Electronic Discovery

Custodian Interviews and Data Mapping

Discovery planning fails when lawyers ask for broad categories of documents without knowing where the evidence actually lives. Custodian interviews and data mapping turn assumptions into a source plan.

The Right Interview Finds the Evidence Before Collection

Custodians often know where the useful records are, but they do not always describe those sources in discovery language. They may say the file is in a shared drive, a text thread, a project app, an old laptop, a personal cloud account, a CRM, a Slack channel, a Teams chat, a phone backup, or an email folder with a nickname no one else knows. Those details matter because discovery obligations attach to real systems, not abstract categories.

PowellPath helps counsel ask technical questions in plain language. The goal is not to turn the interview into an IT deposition. The goal is to identify custodians, repositories, retention risks, access paths, and overlooked sources before collection becomes expensive, incomplete, or contested.

A Data Map Should Show Control and Location

A useful data map identifies what data exists, where it lives, who controls it, how it is accessed, how long it is retained, and what is needed to preserve or collect it. That may include company systems, personal devices used for business, cloud storage, messaging platforms, social-media accounts, third-party vendors, backups, archives, shared credentials, and administrator-held logs.

Control matters. Some records can be collected directly from a custodian. Some require administrator access. Some require legal process. Some may be available only from a vendor or platform. Counsel needs to know that early, especially before negotiating scope, search terms, production format, or discovery deadlines.

Questions the Process Should Answer

  • Which custodians created, received, stored, or controlled relevant ESI?
  • Which devices, accounts, cloud systems, messaging tools, databases, and file shares may contain evidence?
  • What retention settings, auto-delete rules, migrations, account closures, or device changes create preservation risk?
  • What systems require administrator access, vendor export, consent, subpoena, or forensic collection?
  • Where might duplicates, archives, backups, exports, or shadow copies exist?
  • What sources are disproportionate, inaccessible, obsolete, or technically limited?

Missed Sources Usually Appear Later as Disputes

A missing repository may not cause trouble until a deposition, a motion to compel, a sanctions threat, or a surprise exhibit. By then, the data may be harder to preserve and the explanation may look worse than the original mistake. Early interviews and mapping reduce that risk by making scope decisions explicit.

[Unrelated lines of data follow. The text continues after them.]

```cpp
int launch_mixed(const pbl_block_batch* batch, const pbl::Args& a, hipStream_t st, bool values) {
  const bool hide = (batch->flags & PBL_ROW_HIDE_OBSOLETE) != 0;
  const bool hide_rows = hide && !(batch->flags & PBL_ROW_RAW_KEYS);
  const uint32_t nb = batch->n_blocks;
  uint8_t* ws = reinterpret_cast<uint8_t*>(a.out.workspace);
  uint32_t* ids = reinterpret_cast<uint32_t*>(ws + pbl::ws_ids_offset(nb));
  uint32_t* counts = ids + nb;
  const uint32_t nch = (nb + pbl::kSplitChunk - 1) / pbl::kSplitChunk;
  hipLaunchKernelGGL(pbl::row::mixed_split_count_kernel, dim3(nch), dim3(pbl::kTPB), 0, st, a, counts);
  hipLaunchKernelGGL(pbl::row::mixed_split_scatter_kernel, dim3(nch), dim3(pbl::kTPB), 0, st, a,
                     static_cast<const uint32_t*>(counts), nch, ids);
  int cus = 0;
  const void* cfn = pbl::with_bool(
      hide, [](auto h) { return reinterpret_cast<const void*>(pbl::row::mixed_col_kernel<decltype(h)::value>); });
  const uint64_t g_c = pbl::persistent_grid(st, hide ? pbl::kKMixedColHide : pbl::kKMixedCol, cfn, nb, &cus);
  if (!g_c) return PBL_DEVICE_ERROR;
  const uint32_t small = uint32_t(std::min<uint64_t>(nb, uint64_t(cus > 0 ? cus : 1) * 4));
  const uint32_t* cids = static_cast<const uint32_t*>(ids);
  launch_big_sizes(a, st, small);
  const uint32_t g_cs = uint32_t(std::min<uint64_t>(nb, uint64_t(cus > 0 ? cus : 1) * 4 * PBL_CW_SWAVES));
  pbl::with_bool(hide, [&](auto h) {
    hipLaunchKernelGGL((pbl::col::cwave::colblk_wave_size_kernel<true, decltype(h)::value>), dim3(g_cs),
                       dim3(pbl::kWave), 0, st, a, cids);
  });
  const uint64_t g_p = pool_grid(st, hide_rows, nb, &cus);
  if (!g_p) return PBL_DEVICE_ERROR;
  launch_pool(a, st, hide_rows, g_p, cids);
#ifndef PBL_MIX_COL_WAVE
#define PBL_MIX_COL_WAVE 1
#endif
  if (!hide && PBL_MIX_COL_WAVE)
    hipLaunchKernelGGL((pbl::col::cwave::colblk_wave_emit_kernel<PBL_CW_STAGE, true>), dim3(nb), dim3(pbl::kWave), 0,
                       st, a, cids);
  else
    pbl::with_bool(hide, [&](auto h) {
      hipLaunchKernelGGL(pbl::row::mixed_col_kernel<decltype(h)::value>, dim3(uint32_t(g_c)), dim3(pbl::kTPB), 0, st,
                         a, cids);
    });
  if (values) launch_big_values(a, st, small);
  return hipGetLastError() == hipSuccess ? PBL_OK : PBL_DEVICE_ERROR;
}

int launch_row_wave(const pbl::Args& a, hipStream_t st) {
  const uint32_t nb = a.in.n_blocks;
  int dev = 0, cus = 256;
  if (hipStreamGetDevice(st, &dev) != hipSuccess ||
      hipDeviceGetAttribute(&cus, hipDeviceAttributeMultiprocessorCount, dev) != hipSuccess)
    return PBL_DEVICE_ERROR;
  namespace cw = pbl::col::cwave;
  const uint32_t nt = (nb + cw::kScanTile - 1) / cw::kScanTile;
  pbl::with_bool(has_spill_slots(a), [&](auto lk) {
    constexpr bool kLong = decltype(lk)::value;
    hipLaunchKernelGGL(pbl::row::rwave::row_wave_size_kernel<kLong>, dim3((nb + pbl::kWave - 1) / pbl::kWave),
                       dim3(pbl::kWave), 0, st, a);
    hipLaunchKernelGGL(pbl::row::rwave::row_wave_dense_kernel<kLong>, dim3(std::min<uint32_t>(nb, uint32_t(cus) * 8)),
                       dim3(pbl::kWave), 0, st, a);
    hipLaunchKernelGGL(cw::bases_scan_kernel<true>, dim3(std::min<uint32_t>(nt, uint32_t(cus) * 2)), dim3(pbl::kTPB), 0,
                       st, a);
    hipLaunchKernelGGL(pbl::row::rwave::row_wave_emit_kernel<kLong>, dim3(nb),
                       dim3(pbl::row::rwave::kRwWaves * pbl::kWave), 0, st, a);
  });
  launch_long_values(a, st, pbl::ws_pend_offset(nb), pbl::row::rowc::kWsBigPend);
  return hipGetLastError() == hipSuccess ? PBL_OK : PBL_DEVICE_ERROR;
}

int launch_row(const pbl::Args& a, hipStream_t st, bool values) {
  const uint32_t f = a.in.flags;
  if ((f & PBL_BATCH_VARLEN) && !(f & PBL_KERNEL_POOL) && pbl::row::rwave::sizes_without_keys(f))
    return launch_row_wave(a, st);
  return launch_row_pool(a, st, values);
}

bool per_block_args_ok(const pbl_block_batch* batch, const pbl_decode_out* out) {
  return batch && out && !(batch->synthetic_seq_num >> 56) &&
         out->totals && out->blk_kv_base && out->blk_key_base && out->blk_val_base && out->blk_status;
}
bool block_args_ok(const pbl_block_batch* batch, const pbl_decode_out* out) {
  return batch->blocks && batch->block_off && batch->block_len && out->workspace &&
         out->workspace_bytes >= pbl::ws_alloc_bytes(batch->n_blocks);
}
}

extern "C" {

int pbl_abi_version(void) { return PBL_ABI_VERSION; }

uint64_t pbl_workspace_bytes(uint32_t n_blocks) { return pbl::ws_alloc_bytes(n_blocks); }

uint64_t pbl_workspace_bytes_for(uint32_t n_blocks, uint32_t max_block_len) {
  const uint64_t base = pbl::ws_alloc_bytes(n_blocks);
  if (max_block_len <= pbl::row::kMaxFastLen) return base;
  return base + uint64_t(pbl::kLongKeyWgs) * ((uint64_t(max_block_len) + 15) & ~uint64_t(15));
}

int pbl_decode_batch_colblk(const pbl_block_batch* batch, pbl_decode_out* out, void* stream);

int pbl_decode_batch(const pbl_block_batch* batch, pbl_decode_out* out, void* stream) {
  if (!per_block_args_ok(batch, out)) return PBL_INVALID_ARG;
  hipStream_t st = reinterpret_cast<hipStream_t>(stream);
  if (hipMemsetAsync(out->totals, 0, sizeof(pbl_totals), st) != hipSuccess) return PBL_DEVICE_ERROR;
  if (batch->n_blocks == 0) return PBL_OK;
  if (!block_args_ok(batch, out) || !out->trailer || !out->key_off || !out->val_off || !out->key_bytes || !out->val_bytes ||
      (!out->tiering_span_id != !out->tiering_attr))
    return PBL_INVALID_ARG;
  if (!batch->block_format && batch->format != PBL_FMT_ROW) return pbl_decode_batch_colblk(batch, out, stream);
  if (hipMemsetAsync(out->workspace, 0, pbl::ws_bytes(batch->n_blocks), st) != hipSuccess)
    return PBL_DEVICE_ERROR;
  pbl::Args a;
  a.in = *batch;
  a.out = *out;
  const int rc = batch->block_format ? launch_mixed(batch, a, st, true) : launch_row(a, st, true);
  if (rc != PBL_OK || !out->tiering_span_id) return rc;
  const uint32_t g = batch->n_blocks < 8192 ? batch->n_blocks : 8192;
  hipLaunchKernelGGL(pbl::row::row_meta_zero_kernel, dim3(g), dim3(pbl::kWave), 0, st, a);
  return hipGetLastError() == hipSuccess ? PBL_OK : PBL_DEVICE_ERROR;
}

int pbl_size_batch(const pbl_block_batch* batch, pbl_decode_out* out, void* stream) {
  if (!per_block_args_ok(batch, out)) return PBL_INVALID_ARG;
  hipStream_t st = reinterpret_cast<hipStream_t>(stream);
  if (batch->n_blocks == 0) return pbl_decode_batch(batch, out, stream);
  if (!block_args_ok(batch, out)) return PBL_INVALID_ARG;
  pbl_decode_out o = *out;
  o.trailer = nullptr;
  o.kv_flags = nullptr;
  o.entry_off = nullptr;
  o.key_off = nullptr;
  o.val_off = nullptr;
  o.key_bytes = nullptr;
  o.val_bytes = nullptr;
  o.restarts = nullptr;
  o.tiering_span_id = nullptr;
  o.tiering_attr = nullptr;
  o.kv_cap = o.key_cap = o.val_cap = o.rst_cap = 0;
  if (hipMemsetAsync(o.totals, 0, sizeof(pbl_totals), st) != hipSuccess) return PBL_DEVICE_ERROR;
  if (hipMemsetAsync(o.workspace, 0, pbl::ws_bytes(batch->n_blocks), st) != hipSuccess) return PBL_DEVICE_ERROR;
  pbl::Args a;
  a.in = *batch;
  a.out = o;
  int rc = PBL_OK;
  if (!batch->block_format && batch->format != PBL_FMT_ROW) {
    rc = pbl_decode_batch_colblk(batch, &o, stream);
  } else {
    rc = batch->block_format ? launch_mixed(batch, a, st, false) : launch_row(a, st, false);
  }
  if (rc != PBL_OK) return rc;
  hipLaunchKernelGGL(pbl::row::size_fixup_kernel, dim3((batch->n_blocks + 255) / 256), dim3(256), 0, st,
                     o.blk_status, o.totals, batch->n_blocks);
  return hipGetLastError() == hipSuccess ? PBL_OK : PBL_DEVICE_ERROR;
}

size_t pbl_struct_layout(uint64_t* out, size_t cap) {
#define PBL_OFF(T, f) uint64_t(offsetof(T, f))
  const uint64_t v[] = {
      sizeof(pbl_block_batch), PBL_OFF(pbl_block_batch, blocks), PBL_OFF(pbl_block_batch, block_off),
      PBL_OFF(pbl_block_batch, block_len), PBL_OFF(pbl_block_batch, n_blocks), PBL_OFF(pbl_block_batch, format),
      PBL_OFF(pbl_block_batch, flags), PBL_OFF(pbl_block_batch, reserved), PBL_OFF(pbl_block_batch, block_format),
      PBL_OFF(pbl_block_batch, synthetic_seq_num),
      sizeof(pbl_totals), PBL_OFF(pbl_totals, n_kv), PBL_OFF(pbl_totals, key_bytes), PBL_OFF(pbl_totals, val_bytes),
      PBL_OFF(pbl_totals, n_restarts), PBL_OFF(pbl_totals, status_mask), PBL_OFF(pbl_totals, n_bad_blocks),
      PBL_OFF(pbl_totals, n_slow_blocks), PBL_OFF(pbl_totals, pad),
      sizeof(pbl_decode_out), PBL_OFF(pbl_decode_out, trailer), PBL_OFF(pbl_decode_out, kv_flags),
      PBL_OFF(pbl_decode_out, entry_off), PBL_OFF(pbl_decode_out, key_off), PBL_OFF(pbl_decode_out, val_off),
      PBL_OFF(pbl_decode_out, key_bytes), PBL_OFF(pbl_decode_out, val_bytes), PBL_OFF(pbl_decode_out, restarts),
      PBL_OFF(pbl_decode_out, blk_kv_base), PBL_OFF(pbl_decode_out, blk_key_base),
      PBL_OFF(pbl_decode_out, blk_val_base), PBL_OFF(pbl_decode_out, blk_rst_base),
      PBL_OFF(pbl_decode_out, blk_status), PBL_OFF(pbl_decode_out, totals), PBL_OFF(pbl_decode_out, kv_cap),
      PBL_OFF(pbl_decode_out, key_cap), PBL_OFF(pbl_decode_out, val_cap), PBL_OFF(pbl_decode_out, rst_cap),
      PBL_OFF(pbl_decode_out, workspace), PBL_OFF(pbl_decode_out, workspace_bytes),
      PBL_OFF(pbl_decode_out, tiering_span_id), PBL_OFF(pbl_decode_out, tiering_attr),
      sizeof(pbl_transforms), PBL_OFF(pbl_transforms, synthetic_seq_num),
      PBL_OFF(pbl_transforms, hide_obsolete_points), PBL_OFF(pbl_transforms, split), PBL_OFF(pbl_transforms, prefix),
      PBL_OFF(pbl_transforms, suffix), PBL_OFF(pbl_transforms, prefix_len), PBL_OFF(pbl_transforms, suffix_len),
      PBL_OFF(pbl_transforms, blocks),
      sizeof(pbl_footer), PBL_OFF(pbl_footer, table_format), PBL_OFF(pbl_footer, checksum_type),
      PBL_OFF(pbl_footer, metaindex_off), PBL_OFF(pbl_footer, metaindex_len), PBL_OFF(pbl_footer, index_off),
      PBL_OFF(pbl_footer, index_len), PBL_OFF(pbl_footer, footer_off), PBL_OFF(pbl_footer, footer_len),
      PBL_OFF(pbl_footer, attributes), PBL_OFF(pbl_footer, reserved),
      sizeof(pbl_index_out), PBL_OFF(pbl_index_out, handle_off), PBL_OFF(pbl_index_out, handle_len),
      PBL_OFF(pbl_index_out, props_off), PBL_OFF(pbl_index_out, props_len), PBL_OFF(pbl_index_out, blk_base),
      PBL_OFF(pbl_index_out, blk_status), PBL_OFF(pbl_index_out, cap),
      sizeof(pbl_kv_out), PBL_OFF(pbl_kv_out, key_off), PBL_OFF(pbl_kv_out, key_len), PBL_OFF(pbl_kv_out, val_off),
      PBL_OFF(pbl_kv_out, val_len), PBL_OFF(pbl_kv_out, blk_base), PBL_OFF(pbl_kv_out, blk_status),
      PBL_OFF(pbl_kv_out, cap),
      sizeof(pbl_value_out), PBL_OFF(pbl_value_out, val_off), PBL_OFF(pbl_value_out, val_bytes),
      PBL_OFF(pbl_value_out, blk_val_base), PBL_OFF(pbl_value_out, blk_status), PBL_OFF(pbl_value_out, val_cap),
      sizeof(pbl_kv), PBL_OFF(pbl_kv, user_key), PBL_OFF(pbl_kv, user_key_len), PBL_OFF(pbl_kv, trailer),
      PBL_OFF(pbl_kv, value), PBL_OFF(pbl_kv, value_len), PBL_OFF(pbl_kv, kv_flags), PBL_OFF(pbl_kv, reserved),
      sizeof(pbl_kv_meta), PBL_OFF(pbl_kv_meta, tiering_span_id), PBL_OFF(pbl_kv_meta, tiering_attribute)};
// ... 32 lines not shown
```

The map also helps counsel avoid overcollection. If a source is unlikely to contain relevant material, if it duplicates another source, or if collection would be unduly burdensome, the reasoning can be documented. Good discovery planning includes both inclusion and exclusion decisions.

What Counsel Receives

Deliverables may include a custodian interview outline, completed source map, preservation-risk list, collection-priority plan, system-access checklist, and discovery questions for opposing parties or third parties. The work is designed to give counsel a practical map of the evidence before collection begins.